Stepping up its pursuit of big-data analysis, EMC on Monday announced that it will release its own distributions of open-source Apache Hadoop distributed processing software, along with a related appliance that will analyze both structured and unstructured data on a single platform.
In a similar announcement, startup company DataStax on Monday released Brisk, a product that combines Apache Cassandra open-source software for large-scale transaction processing with a Hadoop distribution. The product provides a single platform combining a low-latency database for super high-volume Web and real-time applications with tightly coupled Hadoop analytics.
Throw SAP's well-publicized in-memory ambitions in with these new products, and a vision of the future emerges, with lots of leading IT vendors addressing mixed data-analysis on unified platforms, but more on that later.

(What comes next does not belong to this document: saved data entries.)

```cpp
struct TowerArgs {
  int nb, ntiles;
  const float* x;
  int x_ld;
  int F;
  const int* obs_off;
  const int* idx;
  int T, E;
  const float *W1, *b1, *W2, *b2, *hW, *hb;
  int head;
  int L;
  float* h2_out;
  float* head_out;
  const float* dhead;
  const float* ext0;
// ... 66 lines not shown
```

pantheonrl_amd/csrc/ph_ppo.hip:

```cpp
#include "ph_launch.h"
#include "ph_split.h"
#include "ph_step.h"

namespace ph {


template <int N>
__device__ __forceinline__ float lds_colsum(const float* p, int stride, float s) {
#pragma unroll
  for (int r0 = 0; r0 < N; r0 += 16) {
    float t[16];
#pragma unroll
    for (int i = 0; i < 16; ++i) t[i] = p[(r0 + i) * stride];
    __builtin_amdgcn_sched_barrier(0);
#pragma unroll
    for (int i = 0; i < 16; ++i) s += t[i];
  }
  return s;
}
template <int N>
__device__ __forceinline__ float lds_coldot(const float* p, int stride, const float* q, int qstride, float s) {
#pragma unroll
  for (int r0 = 0; r0 < N; r0 += 16) {
    float t[16], u[16];
// ... 931 lines not shown
int reduce_blocks(int slab_len) { return (slab_len + RED_PARAMS - 1) / RED_PARAMS; }
static int reduce_vec(int slab_len, int exclusive) { return (slab_len % 4 == 0 && exclusive) ? 4 : (slab_len % 2 == 0 ? 2 : 1); }
bool step_fused_fits(int nblk, int slab_len, int num_cu) {
  if (nblk + 1 > 64 * 16) return false;
  static int per_cu[3] = {-1, -1, -1};
  const int vec = reduce_vec(slab_len, 1);
  int& v = per_cu[vec == 4 ? 2 : vec - 1];
  if (v < 0) {
    int api = 0;
    const void* fn = vec == 4 ? (const void*)ppo_step_kernel<4> : vec == 2 ? (const void*)ppo_step_kernel<2> : (const void*)ppo_step_kernel<1>;
    hipError_t e = hipOccupancyMaxActiveBlocksPerMultiprocessor(&api, fn, RED_PARAMS * 4, 0);
    v = (e == hipSuccess && api > 1) ? api - 1 : 0;
  }
  return (long long)v * num_cu >= (long long)nblk + 1;
}
hipError_t launch_ppo_step(const ReduceArgs& r, const AdamArgs& ad, unsigned long long* words, unsigned int* gen,
                           unsigned int* sweep_error, unsigned long long timeout, hipStream_t st) {
  StepArgs s;
  s.r = r;
  s.ad = ad;
  s.words = words;
  s.gen = gen;
  s.timeout = timeout;
  s.sweep_error = sweep_error;
  const int nblk = reduce_blocks(r.slab_len);
  if ((unsigned long long)r.nslab * (unsigned long long)r.slab_len * sizeof(float) >= (1ull << 32)) return hipErrorInvalidValue;
  switch (reduce_vec(r.slab_len, 1)) {
    case 4: hipLaunchKernelGGL(ppo_step_kernel<4>, dim3(nblk + 1), dim3(RED_PARAMS * 4), 0, st, s); break;
    case 2: hipLaunchKernelGGL(ppo_step_kernel<2>, dim3(nblk + 1), dim3(RED_PARAMS * 4), 0, st, s); break;
    default: hipLaunchKernelGGL(ppo_step_kernel<1>, dim3(nblk + 1), dim3(RED_PARAMS * 4), 0, st, s); break;
  }
  return hipGetLastError();
}
hipError_t launch_ppo_reduce(const ReduceArgs& a, hipStream_t s) {
  const dim3 grid(reduce_blocks(a.slab_len) + 1), block(RED_PARAMS * 4);
  if ((unsigned long long)a.nslab * (unsigned long long)a.slab_len * sizeof(float) >= (1ull << 32)) return hipErrorInvalidValue;
  switch (reduce_vec(a.slab_len, a.wide)) {
    case 4: hipLaunchKernelGGL(ppo_reduce_kernel<4>, grid, block, 0, s, a); break;
    case 2: hipLaunchKernelGGL(ppo_reduce_kernel<2>, grid, block, 0, s, a); break;
    default: hipLaunchKernelGGL(ppo_reduce_kernel<1>, grid, block, 0, s, a); break;
  }
  return hipGetLastError();
}

__global__ __launch_bounds__(256) void ppo_adam_kernel(AdamArgs a) {
  __shared__ float sh[4];
  __shared__ AdamScalars ks;
  const int tid = threadIdx.x;
  const int p = blockIdx.x * blockDim.x + tid;
  const bool live = p < a.P;
  float gr = 0.f, m0 = 0.f, v0 = 0.f, p0 = 0.f;
  int i0 = -1, i1 = -1;
  if (live) {
    gr = a.grad[p];
    m0 = a.m[p];
    v0 = a.v[p];
    p0 = a.params[p];
    if (a.wimage) {
      i0 = a.wimage_map[2 * p];
      i1 = a.wimage_map[2 * p + 1];
    }
  }
  if (a.scalars[1] == 0.f) {
    if (blockIdx.x == 0 && tid == 0 && a.scalars[2] != 0.f) *a.stop_flag = 1;
    return;
  }
  const int step = (tid == 0) ? *a.step : 0;
  float q = 0.f;
  {
    float x[4];
    for (int k0 = tid; k0 < a.nblk; k0 += 4 * 256) {
#pragma unroll
      for (int u = 0; u < 4; ++u) x[u] = (k0 + 256 * u < a.nblk) ? a.blocksq[k0 + 256 * u] : 0.f;
#pragma unroll
      for (int u = 0; u < 4; ++u)
        if (k0 + 256 * u < a.nblk) q += x[u];
    }
  }
  for (int off = 32; off > 0; off >>= 1) q += __shfl_down(q, off, 64);
  if ((tid & 63) == 0) sh[tid >> 6] = q;
  __syncthreads();
  if (tid == 0) {
    const float total = sqrtf((sh[0] + sh[1]) + (sh[2] + sh[3]));
    ks = adam_scalars(total, a.max_norm, step, a.lr, a.beta1, a.beta2);
    if (blockIdx.x == 0 && a.stats_out) a.stats_out[6] = total;
  }
  __syncthreads();
  if (!live) return;
  const AdamScalars k = ks;
  float m, v;
  const float pn = adam_apply(gr, k, a.beta1, a.beta2, a.eps, m0, v0, p0, &m, &v);
  a.m[p] = m;
  a.v[p] = v;
  a.params[p] = pn;
  if (a.wimage) wimage_put_at(a.wimage, i0, i1, pn);
}
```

Hadoop is quickly gaining adoption due to its ability to analyze massive volumes of unstructured information, a category that includes textual information, such as social-network comments and email messages, and machine-generated data, such as network logs, security logs, application logs and sensor data, that doesn't fit neatly into consistent columns and rows.
EMC says it will release an EMC Greenplum HD Community and Enterprise Edition distributions of Hadoop in the third quarter along with a Greenplum HD Data Computing Appliance. The latter will combine the Greenplum database and the Enterprise Edition distribution of Hadoop on a single appliance.
This isn't the first effort to analyze structured and unstructured data on a single platform, but if it's the first appliance to run a relational database and the Hadoop stack on a single hardware platform. The combination that should appeal to customers because it promises to improve performance while eliminating redundant hardware.
Unstructured data can't be analyzed in conventional relational databases, so organizations swamped with tens or hundreds of terabytes or more rely on Hadoop, which can spread processing across tens, hundreds, or thousands of compute nodes on commodity servers, depending on the scale of the deployment. Hadoop also provides a MapReduce engine, which helps split up workloads when handling particularly large sets of unstructured data.
To date, Hadoop deployments and conventional relational data warehouses have run on separate hardware platforms, yet companies usually need to do SQL-style analysis of the data sets that emerge from Hadoop analyses. Thus, plenty of data-integration and data-warehouse-appliance vendors have partnered with Cloudera, which has a popular Hadoop distribution and is the leading provider of enterprise-grade Hadoop services and support.
HP Vertica and Teradata, for example, integrate with Cloudera Hadoop deployments so data sets can be moved on to their platforms for further SQL analysis.
EMC Greenplum has also partnered with Cloudera, but with Monday's announcement it will effectively become a competitor by offering its own Hadoop software distributions, service and support, albeit with an emphasis on deployments on EMC appliances.
"With the amount of innovation that we see that's possible, it just makes much more sense for us to own the Hadoop distribution as part of our stack," said Luke Lonergan, a co-founder of Greenplum and chief technology officer of EMC's Data Computing Division.